[Opening INPUT DATA section]
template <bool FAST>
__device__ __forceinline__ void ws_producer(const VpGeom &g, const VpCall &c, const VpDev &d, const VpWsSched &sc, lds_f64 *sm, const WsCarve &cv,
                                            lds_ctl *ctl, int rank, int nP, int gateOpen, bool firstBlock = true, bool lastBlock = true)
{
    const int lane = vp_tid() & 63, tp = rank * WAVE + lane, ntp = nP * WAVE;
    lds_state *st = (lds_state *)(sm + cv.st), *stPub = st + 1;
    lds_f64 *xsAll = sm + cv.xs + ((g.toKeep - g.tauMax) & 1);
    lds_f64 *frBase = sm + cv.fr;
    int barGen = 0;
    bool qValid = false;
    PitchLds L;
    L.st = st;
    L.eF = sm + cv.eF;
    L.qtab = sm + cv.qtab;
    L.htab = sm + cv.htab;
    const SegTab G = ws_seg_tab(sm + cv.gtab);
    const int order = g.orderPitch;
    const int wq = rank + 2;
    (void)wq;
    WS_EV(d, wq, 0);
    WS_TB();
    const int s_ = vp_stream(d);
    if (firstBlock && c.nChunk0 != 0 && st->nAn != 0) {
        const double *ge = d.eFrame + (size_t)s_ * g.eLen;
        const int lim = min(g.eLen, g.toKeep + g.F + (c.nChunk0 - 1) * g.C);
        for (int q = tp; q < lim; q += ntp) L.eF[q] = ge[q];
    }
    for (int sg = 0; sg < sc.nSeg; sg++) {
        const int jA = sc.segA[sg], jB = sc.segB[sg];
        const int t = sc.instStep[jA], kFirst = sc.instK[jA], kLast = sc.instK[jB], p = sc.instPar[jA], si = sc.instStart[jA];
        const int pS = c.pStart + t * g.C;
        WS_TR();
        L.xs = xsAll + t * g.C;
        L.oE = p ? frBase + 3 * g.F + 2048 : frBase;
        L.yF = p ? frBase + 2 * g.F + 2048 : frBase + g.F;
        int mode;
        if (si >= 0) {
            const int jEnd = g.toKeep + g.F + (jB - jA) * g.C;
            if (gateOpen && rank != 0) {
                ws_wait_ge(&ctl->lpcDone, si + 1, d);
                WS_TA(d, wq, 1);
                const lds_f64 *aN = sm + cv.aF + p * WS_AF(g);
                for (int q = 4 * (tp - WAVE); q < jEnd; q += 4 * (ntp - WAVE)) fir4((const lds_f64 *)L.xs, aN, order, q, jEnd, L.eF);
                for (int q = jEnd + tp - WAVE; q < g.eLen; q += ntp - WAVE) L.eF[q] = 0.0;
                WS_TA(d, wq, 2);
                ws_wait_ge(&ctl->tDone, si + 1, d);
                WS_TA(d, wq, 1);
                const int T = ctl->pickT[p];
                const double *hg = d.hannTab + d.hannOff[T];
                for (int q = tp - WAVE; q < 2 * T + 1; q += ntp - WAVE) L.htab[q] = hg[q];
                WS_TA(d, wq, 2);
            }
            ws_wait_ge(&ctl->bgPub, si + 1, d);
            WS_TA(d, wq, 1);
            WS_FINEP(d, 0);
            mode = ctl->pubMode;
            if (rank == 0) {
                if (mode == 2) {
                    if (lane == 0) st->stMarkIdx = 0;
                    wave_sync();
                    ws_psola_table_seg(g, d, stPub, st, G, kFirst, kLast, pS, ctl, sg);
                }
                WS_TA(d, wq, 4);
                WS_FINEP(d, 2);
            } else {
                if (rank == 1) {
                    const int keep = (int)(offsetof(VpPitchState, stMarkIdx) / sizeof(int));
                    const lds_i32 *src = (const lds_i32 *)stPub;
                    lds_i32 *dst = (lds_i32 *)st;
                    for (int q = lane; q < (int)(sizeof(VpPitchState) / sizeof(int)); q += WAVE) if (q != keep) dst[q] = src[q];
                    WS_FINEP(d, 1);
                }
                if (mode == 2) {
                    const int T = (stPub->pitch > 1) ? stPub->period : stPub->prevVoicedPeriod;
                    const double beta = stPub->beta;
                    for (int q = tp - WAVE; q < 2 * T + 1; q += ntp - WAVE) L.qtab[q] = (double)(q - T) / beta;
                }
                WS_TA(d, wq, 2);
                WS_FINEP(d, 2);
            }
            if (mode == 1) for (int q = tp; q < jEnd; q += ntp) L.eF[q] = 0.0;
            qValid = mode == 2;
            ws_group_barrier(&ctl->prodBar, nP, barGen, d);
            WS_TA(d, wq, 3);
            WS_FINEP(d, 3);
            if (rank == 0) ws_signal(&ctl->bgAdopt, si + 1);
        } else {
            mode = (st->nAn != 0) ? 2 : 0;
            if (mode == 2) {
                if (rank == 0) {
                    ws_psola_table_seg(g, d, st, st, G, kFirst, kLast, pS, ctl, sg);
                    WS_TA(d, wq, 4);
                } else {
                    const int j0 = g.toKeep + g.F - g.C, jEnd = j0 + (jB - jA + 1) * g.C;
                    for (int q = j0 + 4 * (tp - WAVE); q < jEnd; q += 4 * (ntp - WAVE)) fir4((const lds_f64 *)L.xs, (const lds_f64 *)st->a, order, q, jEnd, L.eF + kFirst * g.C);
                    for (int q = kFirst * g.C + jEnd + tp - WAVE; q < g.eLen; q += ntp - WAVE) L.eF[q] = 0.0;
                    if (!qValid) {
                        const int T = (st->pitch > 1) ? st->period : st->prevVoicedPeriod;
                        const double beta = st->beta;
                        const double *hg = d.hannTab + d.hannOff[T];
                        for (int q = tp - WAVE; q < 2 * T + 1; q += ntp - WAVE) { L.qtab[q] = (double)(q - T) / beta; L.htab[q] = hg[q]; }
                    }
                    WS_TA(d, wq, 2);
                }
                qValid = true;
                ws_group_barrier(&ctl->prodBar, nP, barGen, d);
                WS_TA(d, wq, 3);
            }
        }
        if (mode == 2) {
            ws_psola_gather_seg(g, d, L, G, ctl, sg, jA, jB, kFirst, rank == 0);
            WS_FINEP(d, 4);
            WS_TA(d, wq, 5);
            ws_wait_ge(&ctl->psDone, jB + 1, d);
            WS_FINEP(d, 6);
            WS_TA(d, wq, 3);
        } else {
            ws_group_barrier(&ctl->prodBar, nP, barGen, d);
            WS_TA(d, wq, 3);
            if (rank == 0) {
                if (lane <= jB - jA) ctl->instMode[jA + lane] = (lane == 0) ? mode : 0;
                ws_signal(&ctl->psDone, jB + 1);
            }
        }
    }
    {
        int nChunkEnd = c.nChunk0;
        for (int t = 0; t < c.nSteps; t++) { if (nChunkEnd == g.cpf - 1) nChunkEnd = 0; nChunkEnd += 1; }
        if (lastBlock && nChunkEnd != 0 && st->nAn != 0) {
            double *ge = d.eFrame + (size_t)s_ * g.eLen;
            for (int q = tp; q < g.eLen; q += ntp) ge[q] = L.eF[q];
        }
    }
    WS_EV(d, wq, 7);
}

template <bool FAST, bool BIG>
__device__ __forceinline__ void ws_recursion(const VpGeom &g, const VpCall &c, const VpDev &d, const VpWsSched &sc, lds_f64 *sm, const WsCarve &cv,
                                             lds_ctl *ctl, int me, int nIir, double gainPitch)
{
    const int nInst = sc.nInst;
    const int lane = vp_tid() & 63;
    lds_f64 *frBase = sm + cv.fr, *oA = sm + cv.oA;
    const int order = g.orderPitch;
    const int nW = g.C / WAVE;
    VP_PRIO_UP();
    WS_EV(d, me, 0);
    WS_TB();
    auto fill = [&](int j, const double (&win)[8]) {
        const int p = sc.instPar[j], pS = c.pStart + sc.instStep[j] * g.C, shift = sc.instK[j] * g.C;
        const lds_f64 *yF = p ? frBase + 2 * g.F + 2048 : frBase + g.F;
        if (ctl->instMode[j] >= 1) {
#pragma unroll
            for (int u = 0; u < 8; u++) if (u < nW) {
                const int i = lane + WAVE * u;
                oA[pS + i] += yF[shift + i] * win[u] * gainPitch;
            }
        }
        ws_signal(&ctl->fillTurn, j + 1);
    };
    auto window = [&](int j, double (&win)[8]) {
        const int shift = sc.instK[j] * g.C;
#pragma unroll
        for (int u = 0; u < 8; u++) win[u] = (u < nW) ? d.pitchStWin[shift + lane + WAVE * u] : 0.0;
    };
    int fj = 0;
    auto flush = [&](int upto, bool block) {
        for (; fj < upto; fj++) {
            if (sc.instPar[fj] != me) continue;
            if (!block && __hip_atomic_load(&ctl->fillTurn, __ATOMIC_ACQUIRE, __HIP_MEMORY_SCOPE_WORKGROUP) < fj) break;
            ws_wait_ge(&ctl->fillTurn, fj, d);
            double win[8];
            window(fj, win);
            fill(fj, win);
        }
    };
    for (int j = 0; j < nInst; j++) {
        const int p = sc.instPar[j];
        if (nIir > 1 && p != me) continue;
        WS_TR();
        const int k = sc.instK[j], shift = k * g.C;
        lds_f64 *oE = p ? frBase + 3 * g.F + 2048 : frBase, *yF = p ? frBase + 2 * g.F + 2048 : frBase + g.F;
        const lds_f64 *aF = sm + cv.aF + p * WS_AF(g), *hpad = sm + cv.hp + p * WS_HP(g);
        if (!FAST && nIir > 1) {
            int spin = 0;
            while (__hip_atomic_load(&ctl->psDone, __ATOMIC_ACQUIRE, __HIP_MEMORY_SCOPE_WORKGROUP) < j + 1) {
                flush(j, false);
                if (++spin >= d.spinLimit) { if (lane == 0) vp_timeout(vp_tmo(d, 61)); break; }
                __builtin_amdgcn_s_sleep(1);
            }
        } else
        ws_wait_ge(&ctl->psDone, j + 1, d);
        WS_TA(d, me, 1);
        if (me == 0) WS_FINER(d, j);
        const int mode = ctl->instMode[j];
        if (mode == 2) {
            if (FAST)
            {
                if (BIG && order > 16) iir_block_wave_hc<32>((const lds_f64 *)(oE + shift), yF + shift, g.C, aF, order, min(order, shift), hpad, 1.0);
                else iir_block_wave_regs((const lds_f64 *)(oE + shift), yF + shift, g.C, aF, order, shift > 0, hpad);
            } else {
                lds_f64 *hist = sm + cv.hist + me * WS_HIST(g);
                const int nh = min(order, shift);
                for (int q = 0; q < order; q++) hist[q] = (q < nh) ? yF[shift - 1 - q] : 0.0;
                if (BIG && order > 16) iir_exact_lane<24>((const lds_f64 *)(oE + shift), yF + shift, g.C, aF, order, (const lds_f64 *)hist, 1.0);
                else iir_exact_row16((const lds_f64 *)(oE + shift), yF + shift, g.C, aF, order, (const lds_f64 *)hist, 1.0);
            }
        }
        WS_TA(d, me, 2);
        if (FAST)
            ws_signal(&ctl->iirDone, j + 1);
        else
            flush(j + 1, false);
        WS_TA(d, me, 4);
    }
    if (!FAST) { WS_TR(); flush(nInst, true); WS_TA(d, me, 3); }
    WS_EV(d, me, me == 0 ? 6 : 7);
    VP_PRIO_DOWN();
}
[Closing INPUT DATA section]
▶ **EXERCISE GOAL**
Print exactly the lines above from the one with "const int p = sc.instPar[j];" to the one with "if (me == 0) WS_FINER(d, j);", including both.

▶ **EXERCISE ANSWER**
        const int p = sc.instPar[j];
        if (nIir > 1 && p != me) continue;
        WS_TR();
        const int k = sc.instK[j], shift = k * g.C;
        lds_f64 *oE = p ? frBase + 3 * g.F + 2048 : frBase, *yF = p ? frBase + 2 * g.F + 2048 : frBase + g.F;
        const lds_f64 *aF = sm + cv.aF + p * WS_AF(g), *hpad = sm + cv.hp + p * WS_HP(g);
        if (!FAST && nIir > 1) {
            int spin = 0;
            while (__hip_atomic_load(&ctl->psDone, __ATOMIC_ACQUIRE, __HIP_MEMORY_SCOPE_WORKGROUP) < j + 1) {
                flush(j, false);
                if (++spin >= d.spinLimit) { if (lane == 0) vp_timeout(vp_tmo(d, 61)); break; }
                __builtin_amdgcn_s_sleep(1);
            }
        } else
        ws_wait_ge(&ctl->psDone, j + 1, d);
        WS_TA(d, me, 1);
        if (me == 0) WS_FINER(d, j);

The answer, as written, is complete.